His last war was the Russo-Turkish campaign of 1769. In command of a brigade of the 2nd Army of Count Nikita Panin, he tried to capture town of Bendery but, in absence of heavy artillery, was unsuccessful. After his transfer to the 1st Army, he proceeded not to take part in the 1770 campaign. In the same (1770) year he resigned his commission, was granted approval and at the same time promoted (common promotion for higher pension retirees) to general-poruchik (lieutenant-general).

==Personal life==
He was married two times. Firstly, on 13 July 1763 with Countess Amalie Ludowika Finck von Finckenstein (1740-1771), daughter of Count Elias Ernst Finck von Finckenstein (1713-1777) and his wife, 	Marie Luise von Reichau (d. 1758).

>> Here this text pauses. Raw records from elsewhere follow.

template <typename V>
void peer_args(PlaneKArgs<V> &k, const typename PlanePlan<V>::Peer &p, hipStream_t s) {
    for (int i = 0; i < 2; ++i) { k.peer_x[i] = p.x[i]; k.peer_bc[i] = p.bc[i]; k.peer_flag[i] = p.flag[i]; }
    k.peer_shift = int(p.shift); k.peer_cshift = int(p.cshift);
    OMG_REQUIRE(p.planes == PEER_PLANES && (p.cplanes == PEER_CPLANES || (!p.bc[0] && !p.bc[1])), "plane pass with neighbours: three planes of x, two of the coarse right-hand side");
    for (int i = 0; i < 4; ++i) { k.wait_flag[i] = p.wait_flag[i]; k.wait_seq[i] = p.wait_seq[i]; }
    k.fused_wait = p.fused_wait ? 1 : 0;
    k.done = p.done; k.flag_seq = p.seq; k.status = p.status; k.spin = p.spin;
    OMG_REQUIRE(p.done, "plane pass with neighbours: no workgroup counter");
    if (!p.fused_wait && (p.wait_flag[0] || p.wait_flag[1] || p.wait_flag[2] || p.wait_flag[3])) {
        hipLaunchKernelGGL(plane_wait_kernel, dim3(1), dim3(64), 0, s, p.wait_flag[0], p.wait_flag[1], p.wait_flag[2], p.wait_flag[3],
                           p.wait_seq[0], p.wait_seq[1], p.wait_seq[2], p.wait_seq[3], p.status, p.spin);
        OMG_HIP(hipGetLastError());
    }
}

struct BlockGeom {
    int shape, BX, BY, BZ, nbx, nby, nbz, threads;
    size_t lds;
};
inline bool block_level(const PlaneGeom &g) { return g.block; }
constexpr int BLOCK_SHAPES[4][3] = {{16, 8, 8}, {8, 8, 8}, {8, 4, 4}, {4, 4, 4}};
inline BlockGeom choose_block(const PlaneGeom &g, size_t value_bytes) {
    BlockGeom k;
    int pick = 3;
    for (int i = 0; i < 4; ++i) {
        const int64_t n = int64_t((g.nx + BLOCK_SHAPES[i][0] - 1) / BLOCK_SHAPES[i][0]) * ((g.ny + BLOCK_SHAPES[i][1] - 1) / BLOCK_SHAPES[i][1]) *
                          ((g.nz + BLOCK_SHAPES[i][2] - 1) / BLOCK_SHAPES[i][2]);
        if (n >= 128) { pick = i; break; }
    }
    k.shape = pick;
    k.BX = BLOCK_SHAPES[pick][0]; k.BY = BLOCK_SHAPES[pick][1]; k.BZ = BLOCK_SHAPES[pick][2];
    k.nbx = (g.nx + k.BX - 1) / k.BX; k.nby = (g.ny + k.BY - 1) / k.BY; k.nbz = (g.nz + k.BZ - 1) / k.BZ;
    const size_t vol = size_t(k.BX + 4) * size_t(k.BY + 4) * size_t(k.BZ + 4);
    k.threads = vol >= 1024 ? 256 : 128;
    k.lds = (2 * vol + std::max(size_t(k.BX) * k.BY * k.BZ, vol / 8)) * value_bytes;
    return k;
}
template <typename V, int MODE, int S, bool SWEEP>
void launch_block_shape(const BlockGeom &k, const BlockKArgs<V> &a, hipStream_t s) {
    auto kernel = block_kernel<V, MODE, BLOCK_SHAPES[S][0], BLOCK_SHAPES[S][1], BLOCK_SHAPES[S][2], SWEEP>;
    allow_lds(kernel, k.lds);
    hipLaunchKernelGGL(kernel, dim3(unsigned(k.nbx * k.nby * k.nbz)), dim3(unsigned(k.threads)), k.lds, s, a);
}
template <typename V, int MODE, bool SWEEP = true>
void launch_block(const PlaneGeom &g, const V *x_old, V *x_new, const V *b, const typename PlanePlan<V>::Coarse &c, hipStream_t s) {
    const BlockGeom k = choose_block(g, sizeof(V));
    BlockKArgs<V> a;
    std::memset(&a, 0, sizeof(a));
    a.x_old = x_old; a.x_new = x_new; a.b = b;
    a.nx = g.nx; a.ny = g.ny; a.nz = g.nz; a.nr = int(int64_t(g.nx) * g.ny * g.nz / 2);
    a.nbx = k.nbx; a.nby = k.nby;
    a.c0 = V(g.c[0]); a.c1 = V(g.c[1]); a.c2 = V(g.c[2]); a.c3 = V(g.c[3]); a.c4 = V(g.c[4]); a.c5 = V(g.c[5]); a.c6 = V(g.c[6]);
    a.w = V(g.w);
    a.fast_div = (std::fabs(g.c[3]) >= 0x1p-400 && std::fabs(g.c[3]) <= 0x1p400) ? 1 : 0;
    a.nxc = g.nx / 2; a.nyc = g.ny / 2;
    a.cmap = c.map; a.bc = c.b; a.ec = c.e;
    switch (k.shape) {
        case 0: launch_block_shape<V, MODE, 0, SWEEP>(k, a, s); break;
        case 1: launch_block_shape<V, MODE, 1, SWEEP>(k, a, s); break;
        case 2: launch_block_shape<V, MODE, 2, SWEEP>(k, a, s); break;
        default: launch_block_shape<V, MODE, 3, SWEEP>(k, a, s); break;
    }
    OMG_HIP(hipGetLastError());
}
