# CoderWZW/ARLib

Hardware: AMD Instinct MI355X
Metric: BPR-train interactions/sec (LightGCN d=64 L=3 + BPR + Adam, B=2048) (higher is better)
Workload: dtype f32

## Files before the change

### arlib_amd/csrc/arl_kernels.hip

```cpp
#include <hip/hip_runtime.h>
#include <stdint.h>
#include <math.h>
#include <stdio.h>
#include "arlib_amd.h"
#include "arl_stream.h"
#include "arl_ordered.h"
#include <type_traits>
#include <algorithm>
#include <vector>

namespace {

constexpr int kWave = 64;
constexpr int kBlock = 256;
constexpr int kWavesPerBlock = kBlock / kWave;

__device__ __forceinline__ float wave_sum(float v) {
#pragma unroll
    for (int off = 32; off > 0; off >>= 1) v += __shfl_xor(v, off);
    return v;
}

__device__ __forceinline__ void fma4(float4 &a, float s, const float4 &x) {
    a.x = fmaf(s, x.x, a.x); a.y = fmaf(s, x.y, a.y); a.z = fmaf(s, x.z, a.z); a.w = fmaf(s, x.w, a.w);
// ... 368 lines not shown
    S->cap = (int)cap;
    S->piece_row = w + cap * d;
    S->meta = S->piece_row + cap;
    S->offs = S->meta + 2;
    return true;
}

__global__ __launch_bounds__(kBlock) void tables_sum_kernel(LayerPtrs L, long long n4, float alpha, float4 *__restrict__ out) {
    for (long long t = (long long)blockIdx.x * kBlock + threadIdx.x; t < n4; t += (long long)gridDim.x * kBlock) {
        float4 a = reinterpret_cast<const float4 *>(L.p[0])[t];
        for (int k = 1; k < L.n; ++k) a = add4(a, reinterpret_cast<const float4 *>(L.p[k])[t]);
        out[t] = make_float4(alpha * a.x, alpha * a.y, alpha * a.z, alpha * a.w);
    }
}

__global__ __launch_bounds__(kBlock) void mark_rows_kernel(uint8_t *__restrict__ flags, const int32_t *__restrict__ idx, int n, int value) {
    const int t = blockIdx.x * kBlock + threadIdx.x;
    if (t < n) flags[idx[t]] = (uint8_t)value;
}
__global__ __launch_bounds__(kBlock) void mark_bits_kernel(uint32_t *__restrict__ bits, const int32_t *__restrict__ idx, int n, int set) {
    const int t = blockIdx.x * kBlock + threadIdx.x;
    if (t >= n) return;
    const int i = idx[t];
    if (set) atomicOr(bits + (i >> 5), 1u << (i & 31));
    else atomicAnd(bits + (i >> 5), ~(1u << (i & 31)));
}
__global__ __launch_bounds__(kBlock) void zero_rows_kernel(float *__restrict__ dst, const int32_t *__restrict__ idx, int n, int d) {
    const int lane = threadIdx.x & 63;
    const int t = blockIdx.x * kWavesPerBlock + (threadIdx.x >> 6);
    if (t >= n) return;
    float *o = dst + (size_t)idx[t] * d;
    for (int k = lane; k < d; k += kWave) o[k] = 0.f;
}

template <class RowOf>
__device__ __forceinline__ void stage_rows(int32_t *srows, int c0, int c1, RowOf rowof) {
    for (int j = threadIdx.x; j < c1 - c0; j += kBlock) srows[j] = (int32_t)rowof(c0 + j);
    __syncthreads();
}

__global__ __launch_bounds__(kBlock) void rows_mark_dups_kernel(uint32_t *__restrict__ bits, uint32_t *__restrict__ dup, const int32_t *__restrict__ idx, int n,
                                                                 const float *__restrict__ row_scale) {
    const int t = blockIdx.x * kBlock + threadIdx.x;
    if (t >= n) return;
    if (row_scale && row_scale[t] == 0.f) return;
    const int row = idx[t];
    const uint32_t m = 1u << (row & 31);
    if (atomicOr(bits + (row >> 5), m) & m) atomicOr(dup + (row >> 5), m);
}

template <bool MARK>
__global__ __launch_bounds__(kBlock) void rows_add_ordered_kernel(float *__restrict__ dst, uint8_t *__restrict__ flags, uint32_t *__restrict__ bits,
                                                                   const int32_t *__restrict__ idx, int c0, int c1, int d,
                                                                   const float *__restrict__ src, float scale, const float *__restrict__ row_scale,
                                                                   const uint32_t *__restrict__ dup) {
    extern __shared__ int32_t srows[];
    const int lane = threadIdx.x & 63;
    const int t = c0 + blockIdx.x * kWavesPerBlock + (threadIdx.x >> 6);
    const bool valid = t < c1 && !(row_scale && row_scale[t] == 0.f);
    const int row = valid ? idx[t] : 0;
    float *o = dst + (size_t)row * d;
    const bool fast = valid && dup && !((dup[row >> 5] >> (row & 31)) & 1u);
    if (fast) {
        const float sc = row_scale ? scale * row_scale[t] : scale;
        const float *s = src + (size_t)t * d;
        for (int k = lane; k < d; k += kWave) {
#pragma clang fp contract(off)
            const float c = sc * s[k];
            o[k] = o[k] + c;
        }
        if (MARK && lane == 0) flags[row] = 1;
    }
    if (!__syncthreads_or(valid && !fast)) return;
    stage_rows(srows, c0, c1, [&](int j) { return (row_scale && row_scale[j] == 0.f) ? -1 : idx[j]; });
    if (!valid || fast) return;
    for (int k0 = 0; k0 < d; k0 += 256) {
        float acc[4];
#pragma unroll
        for (int i = 0; i < 4; ++i) { const int k = k0 + 64 * i + lane; acc[i] = k < d ? o[k] : 0.f; }
        const bool owner = ordered_scan_lds_groups(srows, c0, c1, t, row, lane, [&](unsigned long long m, int g0) {
#pragma clang fp contract(off)
            while (m) {
                int tt[4]; float x[4][4], sc[4];
#pragma unroll
                for (int q = 0; q < 4; ++q) {
                    tt[q] = -1;
                    if (m) { tt[q] = g0 + __ffsll((long long)m) - 1; m &= m - 1ull; }
                }
#pragma unroll
                for (int q = 0; q < 4; ++q) {
                    if (tt[q] < 0) continue;
                    const float *s = src + (size_t)tt[q] * d;
                    sc[q] = row_scale ? scale * row_scale[tt[q]] : scale;
#pragma unroll
                    for (int i = 0; i < 4; ++i) { const int k = k0 + 64 * i + lane; x[q][i] = k < d ? s[k] : 0.f; }
                }
#pragma unroll
                for (int q = 0; q < 4; ++q) {
                    if (tt[q] < 0) continue;
#pragma unroll
                    for (int i = 0; i < 4; ++i) { const float c = sc[q] * x[q][i]; acc[i] = acc[i] + c; }
                }
            }
        });
        if (!owner) return;
#pragma unroll
        for (int i = 0; i < 4; ++i) { const int k = k0 + 64 * i + lane; if (k < d) o[k] = acc[i]; }
    }
    if (MARK && lane == 0) {
        flags[row] = 1;
        atomicOr(bits + (row >> 5), 1u << (row & 31));
    }
}
__global__ __launch_bounds__(kBlock) void batch_rows_clear_kernel(float *__restrict__ G, uint8_t *__restrict__ flags, uint32_t *__restrict__ bits,
                                                                   const int32_t *__restrict__ idx, int n, int d, uint32_t *__restrict__ dup) {
    const int lane = threadIdx.x & 63;
    const int t = blockIdx.x * kWavesPerBlock + (threadIdx.x >> 6);
    if (t >= n) return;
    const int row = idx[t];
    float *o = G + (size_t)row * d;
    for (int k = lane; k < d; k += kWave) o[k] = 0.f;
    if (lane == 0) {
        flags[row] = 0;
        atomicAnd(bits + (row >> 5), ~(1u << (row & 31)));
        if (dup) atomicAnd(dup + (row >> 5), ~(1u << (row & 31)));
    }
}

template <int MODE>
int launch_spmm(const arl_csr *A, const float *X, int64_t d, const Epi &ep, hipStream_t st, const uint32_t *xflags = nullptr) {
    if (!A || !X || (A->n_rows > 0 && !A->rowptr) || (A->nnz > 0 && (!A->col || !A->val))) return ARL_E_NULL;
    if (d <= 0 || d > 256 || (d & 3)) return ARL_E_DIM;
    if (A->n_rows < 0 || A->n_rows > 0x7fffffffll || A->nnz > 0x7fffffffll || A->n_chunks > 0x7fffffffll) return ARL_E_RANGE;
    if (A->n_chunks > 0 && (!A->chunk_row || !A->chunk_begin || !A->chunk_end || !A->partial || A->chunk <= 0)) return ARL_E_NULL;
    if (A->n_long > 0 && (!A->long_row || !A->long_first || !A->long_count)) return ARL_E_NULL;
    if ((A->n_chunks > 0) != (A->n_long > 0)) return ARL_E_ARG;
    if (A->n_rows == 0 && A->n_chunks == 0) return ARL_OK;
    CsrDev D;
    D.n_rows = (int)A->n_rows; D.rowptr = A->rowptr; D.col = A->col; D.val = A->val;
    D.chunk = A->chunk; D.n_chunks = (int)A->n_chunks; D.chunk_row = A->chunk_row; D.chunk_begin = A->chunk_begin;
    D.chunk_end = A->chunk_end; D.n_long = (int)A->n_long; D.long_row = A->long_row; D.long_first = A->long_first;
    D.long_count = A->long_count; D.partial = A->partial;
    D.row_tasks = xflags ? reinterpret_cast<const int4 *>(A->row_tasks) : nullptr;
    const long long tasks = (long long)D.n_rows + D.n_chunks;
    const unsigned grid = (unsigned)((tasks + kWavesPerBlock - 1) / kWavesPerBlock);
    const unsigned grid_long = (unsigned)((D.n_long + kWavesPerBlock - 1) / kWavesPerBlock);
    const int di = (int)d;
#define ARL_SPMM_CASE(LPRV)                                                                              \
    do {                                                                                                 \
        if (xflags) hipLaunchKernelGGL((spmm_rows_masked_gpr_kernel<LPRV, MODE>), dim3((unsigned)((tasks + kWavesPerBlock * (kWave / LPRV) - 1) / (kWavesPerBlock * (kWave / LPRV)))), dim3(kBlock), 0, st, D, X, di, ep, xflags); \
        else hipLaunchKernelGGL((spmm_rows_kernel<LPRV, MODE>), dim3(grid), dim3(kBlock), 0, st, D, X, di, ep); \
        ARL_LAUNCH_CHECK();                                                                              \
        if (D.n_long > 0) {                                                                              \
            hipLaunchKernelGGL((spmm_long_rows_kernel<LPRV, MODE>), dim3(grid_long), dim3(kBlock), 0, st, D, di, ep); \
            ARL_LAUNCH_CHECK();                                                                          \
        }                                                                                                \
    } while (0)
    if (d <= 16) ARL_SPMM_CASE(4);
    else if (d <= 32) ARL_SPMM_CASE(8);
    else if (d <= 64) ARL_SPMM_CASE(16);
    else if (d <= 128) ARL_SPMM_CASE(32);
    else ARL_SPMM_CASE(64);
#undef ARL_SPMM_CASE
    return ARL_OK;
}
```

Secondly, on 14 February 1774 with Princess Anna Petrovna Dolgorukova (1742-1789), daughter of Peter Sergeievich Dolgorukov (1721-1773) and his wife, Sofia Apostol (1721-1773). All of his seven children, including Ludwig Adolph Peter, Prince Wittgenstein, came from the first marriage:

- Count Paul Ludwig Karl (1764-1790)
- Count Fedrinand (1766-1771)
- Prince Ludwig Adolf Peter zu Sayn-Wittgenstein-Berleburg-Ludwigsburg (1769-1843), married in 1798 to Polish noblewoman Antonia Cäcilie Snarska and had in this marriage 11 children, among them Prince Ludwig zu Sayn-Wittgenstein-Sayn.
- Count Georg Ludwig Alexander (1770-1774)
- Countess Karoline Polyxena Friederike (1765-1766)
- Countess Karoline Luise (1771-1779)
- Countess Amalie Luise (1771-1853), married in 1790 to Count Dorotheus Ludwig Christoph von Keller. They were maternal grandparents of Princess Leonilla zu Sayn-Wittgenstein-Sayn and Prince Aleksandr Baryatinsky.